Requirement.
Throughout the listing below, show every line in which "unsigned" occurs.

Extracted data.
-- Opening Marker --
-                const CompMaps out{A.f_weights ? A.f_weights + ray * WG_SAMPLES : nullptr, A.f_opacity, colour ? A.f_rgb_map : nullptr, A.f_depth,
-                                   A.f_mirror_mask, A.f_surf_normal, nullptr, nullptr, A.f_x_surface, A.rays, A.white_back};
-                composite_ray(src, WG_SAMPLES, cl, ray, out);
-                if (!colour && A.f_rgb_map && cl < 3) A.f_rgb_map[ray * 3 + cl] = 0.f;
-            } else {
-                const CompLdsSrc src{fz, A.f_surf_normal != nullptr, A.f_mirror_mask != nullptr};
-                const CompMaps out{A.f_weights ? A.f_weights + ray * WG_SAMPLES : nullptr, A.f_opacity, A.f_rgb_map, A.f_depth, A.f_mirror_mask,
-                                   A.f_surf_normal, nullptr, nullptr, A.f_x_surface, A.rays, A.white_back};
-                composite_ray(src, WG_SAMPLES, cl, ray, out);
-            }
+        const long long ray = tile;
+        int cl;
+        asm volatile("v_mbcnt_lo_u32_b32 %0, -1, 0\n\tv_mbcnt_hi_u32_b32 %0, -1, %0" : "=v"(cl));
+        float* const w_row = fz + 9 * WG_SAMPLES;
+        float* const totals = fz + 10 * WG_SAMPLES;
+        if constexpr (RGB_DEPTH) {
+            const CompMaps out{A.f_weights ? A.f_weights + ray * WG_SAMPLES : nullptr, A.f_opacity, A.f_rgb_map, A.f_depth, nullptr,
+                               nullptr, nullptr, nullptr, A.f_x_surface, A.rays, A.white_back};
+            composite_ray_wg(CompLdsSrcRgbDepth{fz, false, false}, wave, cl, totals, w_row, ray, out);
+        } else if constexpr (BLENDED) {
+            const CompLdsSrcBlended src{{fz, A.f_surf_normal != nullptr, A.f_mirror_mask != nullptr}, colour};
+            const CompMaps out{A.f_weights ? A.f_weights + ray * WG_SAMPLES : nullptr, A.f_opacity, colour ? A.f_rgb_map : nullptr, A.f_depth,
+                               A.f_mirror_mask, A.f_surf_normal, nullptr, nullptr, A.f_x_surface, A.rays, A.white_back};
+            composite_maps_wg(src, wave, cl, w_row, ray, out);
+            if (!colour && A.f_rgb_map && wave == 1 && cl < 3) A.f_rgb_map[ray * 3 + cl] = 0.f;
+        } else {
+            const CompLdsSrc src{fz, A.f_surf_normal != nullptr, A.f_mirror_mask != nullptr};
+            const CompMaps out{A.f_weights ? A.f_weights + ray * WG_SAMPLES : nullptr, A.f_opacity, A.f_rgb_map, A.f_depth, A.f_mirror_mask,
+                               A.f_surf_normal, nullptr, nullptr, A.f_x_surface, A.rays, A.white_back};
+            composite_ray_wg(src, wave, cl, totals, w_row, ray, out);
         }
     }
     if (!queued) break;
-- Closing Marker --
-- Opening Marker --
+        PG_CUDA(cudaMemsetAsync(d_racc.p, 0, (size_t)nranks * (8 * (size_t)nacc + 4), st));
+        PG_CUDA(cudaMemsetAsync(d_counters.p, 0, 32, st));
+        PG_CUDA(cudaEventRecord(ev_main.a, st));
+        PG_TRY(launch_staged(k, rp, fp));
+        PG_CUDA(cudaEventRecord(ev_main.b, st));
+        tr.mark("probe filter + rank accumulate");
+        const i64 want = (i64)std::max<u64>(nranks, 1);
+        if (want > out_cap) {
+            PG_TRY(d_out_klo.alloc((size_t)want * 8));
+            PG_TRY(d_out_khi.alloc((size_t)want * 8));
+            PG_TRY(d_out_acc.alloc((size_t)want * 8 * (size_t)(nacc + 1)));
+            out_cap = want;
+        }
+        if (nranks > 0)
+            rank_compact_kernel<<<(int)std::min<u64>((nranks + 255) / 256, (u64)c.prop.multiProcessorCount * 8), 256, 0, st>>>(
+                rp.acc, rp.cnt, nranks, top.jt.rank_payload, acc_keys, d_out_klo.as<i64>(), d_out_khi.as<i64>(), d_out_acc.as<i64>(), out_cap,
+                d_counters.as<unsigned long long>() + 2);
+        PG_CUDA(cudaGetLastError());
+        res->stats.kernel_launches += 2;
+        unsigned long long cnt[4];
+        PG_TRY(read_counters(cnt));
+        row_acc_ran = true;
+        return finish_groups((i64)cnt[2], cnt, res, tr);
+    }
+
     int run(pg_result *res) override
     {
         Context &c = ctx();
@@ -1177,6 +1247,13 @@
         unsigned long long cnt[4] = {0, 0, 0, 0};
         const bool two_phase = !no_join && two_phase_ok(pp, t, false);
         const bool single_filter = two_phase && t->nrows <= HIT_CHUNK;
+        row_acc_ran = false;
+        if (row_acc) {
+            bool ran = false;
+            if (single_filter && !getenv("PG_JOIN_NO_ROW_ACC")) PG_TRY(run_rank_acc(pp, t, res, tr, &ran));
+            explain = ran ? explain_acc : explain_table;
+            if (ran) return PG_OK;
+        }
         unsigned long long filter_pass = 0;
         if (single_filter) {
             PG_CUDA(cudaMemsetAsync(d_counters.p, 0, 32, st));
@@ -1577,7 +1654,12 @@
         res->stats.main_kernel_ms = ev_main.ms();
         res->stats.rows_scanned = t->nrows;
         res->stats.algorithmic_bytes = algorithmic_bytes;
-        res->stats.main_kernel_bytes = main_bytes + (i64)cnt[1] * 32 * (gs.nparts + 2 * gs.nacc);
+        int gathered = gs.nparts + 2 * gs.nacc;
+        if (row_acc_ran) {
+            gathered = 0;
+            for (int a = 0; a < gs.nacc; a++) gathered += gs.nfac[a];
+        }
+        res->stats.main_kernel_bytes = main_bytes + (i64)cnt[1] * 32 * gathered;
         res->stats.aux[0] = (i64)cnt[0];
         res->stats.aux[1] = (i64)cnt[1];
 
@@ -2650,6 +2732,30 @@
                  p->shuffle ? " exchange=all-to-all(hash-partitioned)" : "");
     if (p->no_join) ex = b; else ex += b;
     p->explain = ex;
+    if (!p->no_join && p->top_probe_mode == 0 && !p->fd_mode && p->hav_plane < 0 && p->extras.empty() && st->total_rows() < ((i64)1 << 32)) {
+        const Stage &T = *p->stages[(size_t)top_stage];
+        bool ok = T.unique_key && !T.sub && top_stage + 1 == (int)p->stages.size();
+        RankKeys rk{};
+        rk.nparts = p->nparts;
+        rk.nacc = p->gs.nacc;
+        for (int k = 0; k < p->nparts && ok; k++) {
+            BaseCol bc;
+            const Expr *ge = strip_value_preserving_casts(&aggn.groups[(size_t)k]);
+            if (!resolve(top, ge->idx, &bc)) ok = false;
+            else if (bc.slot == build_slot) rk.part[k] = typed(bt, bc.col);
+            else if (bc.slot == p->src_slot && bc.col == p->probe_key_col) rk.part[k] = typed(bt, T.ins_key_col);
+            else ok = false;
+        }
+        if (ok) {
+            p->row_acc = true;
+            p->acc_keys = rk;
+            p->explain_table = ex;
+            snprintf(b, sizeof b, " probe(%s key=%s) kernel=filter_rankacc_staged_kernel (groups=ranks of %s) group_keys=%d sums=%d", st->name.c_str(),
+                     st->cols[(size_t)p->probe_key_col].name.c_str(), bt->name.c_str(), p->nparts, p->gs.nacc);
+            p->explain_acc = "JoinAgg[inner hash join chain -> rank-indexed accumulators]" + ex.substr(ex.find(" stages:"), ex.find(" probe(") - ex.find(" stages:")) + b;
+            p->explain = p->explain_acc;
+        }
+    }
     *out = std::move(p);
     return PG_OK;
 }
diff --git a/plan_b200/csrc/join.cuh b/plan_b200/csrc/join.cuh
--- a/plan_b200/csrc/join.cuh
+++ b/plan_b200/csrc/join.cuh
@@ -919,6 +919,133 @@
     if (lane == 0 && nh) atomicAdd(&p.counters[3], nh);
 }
-- Closing Marker --
-- Opening Marker --
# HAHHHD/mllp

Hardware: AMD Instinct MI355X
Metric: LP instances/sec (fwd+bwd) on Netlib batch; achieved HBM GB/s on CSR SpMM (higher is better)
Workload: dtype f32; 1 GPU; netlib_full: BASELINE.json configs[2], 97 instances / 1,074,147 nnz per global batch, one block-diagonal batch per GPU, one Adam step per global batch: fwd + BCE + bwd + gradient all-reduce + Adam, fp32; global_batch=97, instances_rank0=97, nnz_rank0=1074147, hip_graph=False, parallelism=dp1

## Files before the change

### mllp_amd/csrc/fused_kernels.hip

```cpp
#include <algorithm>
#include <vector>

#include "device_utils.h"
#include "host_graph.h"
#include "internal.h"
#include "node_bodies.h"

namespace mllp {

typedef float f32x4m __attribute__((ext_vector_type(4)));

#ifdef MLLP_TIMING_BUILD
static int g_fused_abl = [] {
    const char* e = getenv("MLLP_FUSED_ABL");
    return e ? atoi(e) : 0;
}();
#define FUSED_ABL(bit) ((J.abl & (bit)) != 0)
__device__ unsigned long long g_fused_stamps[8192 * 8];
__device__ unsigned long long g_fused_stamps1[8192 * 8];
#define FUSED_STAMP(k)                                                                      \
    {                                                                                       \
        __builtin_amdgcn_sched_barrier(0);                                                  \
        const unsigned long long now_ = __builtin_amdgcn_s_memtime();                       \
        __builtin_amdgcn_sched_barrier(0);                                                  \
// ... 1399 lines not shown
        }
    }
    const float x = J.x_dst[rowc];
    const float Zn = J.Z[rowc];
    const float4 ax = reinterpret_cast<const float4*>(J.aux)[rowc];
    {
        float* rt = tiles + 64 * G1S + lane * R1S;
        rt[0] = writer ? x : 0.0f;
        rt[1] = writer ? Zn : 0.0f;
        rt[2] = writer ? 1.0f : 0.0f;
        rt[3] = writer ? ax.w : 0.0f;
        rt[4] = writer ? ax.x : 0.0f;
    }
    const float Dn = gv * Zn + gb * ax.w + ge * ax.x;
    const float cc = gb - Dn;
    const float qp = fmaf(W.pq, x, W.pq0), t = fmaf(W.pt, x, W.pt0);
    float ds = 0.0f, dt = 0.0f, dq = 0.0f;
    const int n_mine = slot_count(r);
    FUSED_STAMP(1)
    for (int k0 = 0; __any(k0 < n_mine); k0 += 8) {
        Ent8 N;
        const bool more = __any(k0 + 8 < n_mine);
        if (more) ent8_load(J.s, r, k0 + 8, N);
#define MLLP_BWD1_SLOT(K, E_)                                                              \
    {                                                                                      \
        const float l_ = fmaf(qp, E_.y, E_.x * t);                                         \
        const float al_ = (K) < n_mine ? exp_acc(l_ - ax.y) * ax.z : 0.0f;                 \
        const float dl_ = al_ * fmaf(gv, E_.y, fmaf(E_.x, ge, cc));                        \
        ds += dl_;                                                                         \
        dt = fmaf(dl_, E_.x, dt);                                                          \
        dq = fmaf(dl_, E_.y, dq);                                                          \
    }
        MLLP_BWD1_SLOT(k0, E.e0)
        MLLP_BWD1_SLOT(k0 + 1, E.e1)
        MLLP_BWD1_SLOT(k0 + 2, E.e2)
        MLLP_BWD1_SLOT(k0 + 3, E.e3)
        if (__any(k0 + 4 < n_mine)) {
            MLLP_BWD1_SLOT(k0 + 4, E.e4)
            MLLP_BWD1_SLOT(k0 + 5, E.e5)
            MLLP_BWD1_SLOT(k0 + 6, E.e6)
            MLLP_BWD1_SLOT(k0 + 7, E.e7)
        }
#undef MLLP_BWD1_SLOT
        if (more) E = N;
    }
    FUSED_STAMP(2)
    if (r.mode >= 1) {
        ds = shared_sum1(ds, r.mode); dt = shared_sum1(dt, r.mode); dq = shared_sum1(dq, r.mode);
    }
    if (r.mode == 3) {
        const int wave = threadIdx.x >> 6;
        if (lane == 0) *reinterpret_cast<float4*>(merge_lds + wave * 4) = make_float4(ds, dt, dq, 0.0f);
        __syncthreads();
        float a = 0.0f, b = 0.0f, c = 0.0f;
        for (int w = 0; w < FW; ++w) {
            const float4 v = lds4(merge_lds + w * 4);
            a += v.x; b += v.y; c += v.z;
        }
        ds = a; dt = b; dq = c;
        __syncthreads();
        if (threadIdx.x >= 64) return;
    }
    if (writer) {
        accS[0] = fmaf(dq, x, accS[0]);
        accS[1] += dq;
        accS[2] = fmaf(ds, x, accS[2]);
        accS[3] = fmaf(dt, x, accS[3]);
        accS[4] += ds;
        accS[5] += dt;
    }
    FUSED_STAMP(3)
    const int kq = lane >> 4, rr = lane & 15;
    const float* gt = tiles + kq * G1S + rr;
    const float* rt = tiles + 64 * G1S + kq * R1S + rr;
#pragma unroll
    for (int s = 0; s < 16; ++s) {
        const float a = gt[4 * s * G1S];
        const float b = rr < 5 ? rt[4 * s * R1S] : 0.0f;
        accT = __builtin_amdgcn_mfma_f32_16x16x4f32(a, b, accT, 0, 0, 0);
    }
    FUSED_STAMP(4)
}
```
-- Closing Marker --
Answer below.
+                d_counters.as<unsigned long long>() + 2);
+        unsigned long long cnt[4];
         unsigned long long cnt[4] = {0, 0, 0, 0};
         unsigned long long filter_pass = 0;
__device__ unsigned long long g_fused_stamps[8192 * 8];
__device__ unsigned long long g_fused_stamps1[8192 * 8];
        const unsigned long long now_ = __builtin_amdgcn_s_memtime();                       \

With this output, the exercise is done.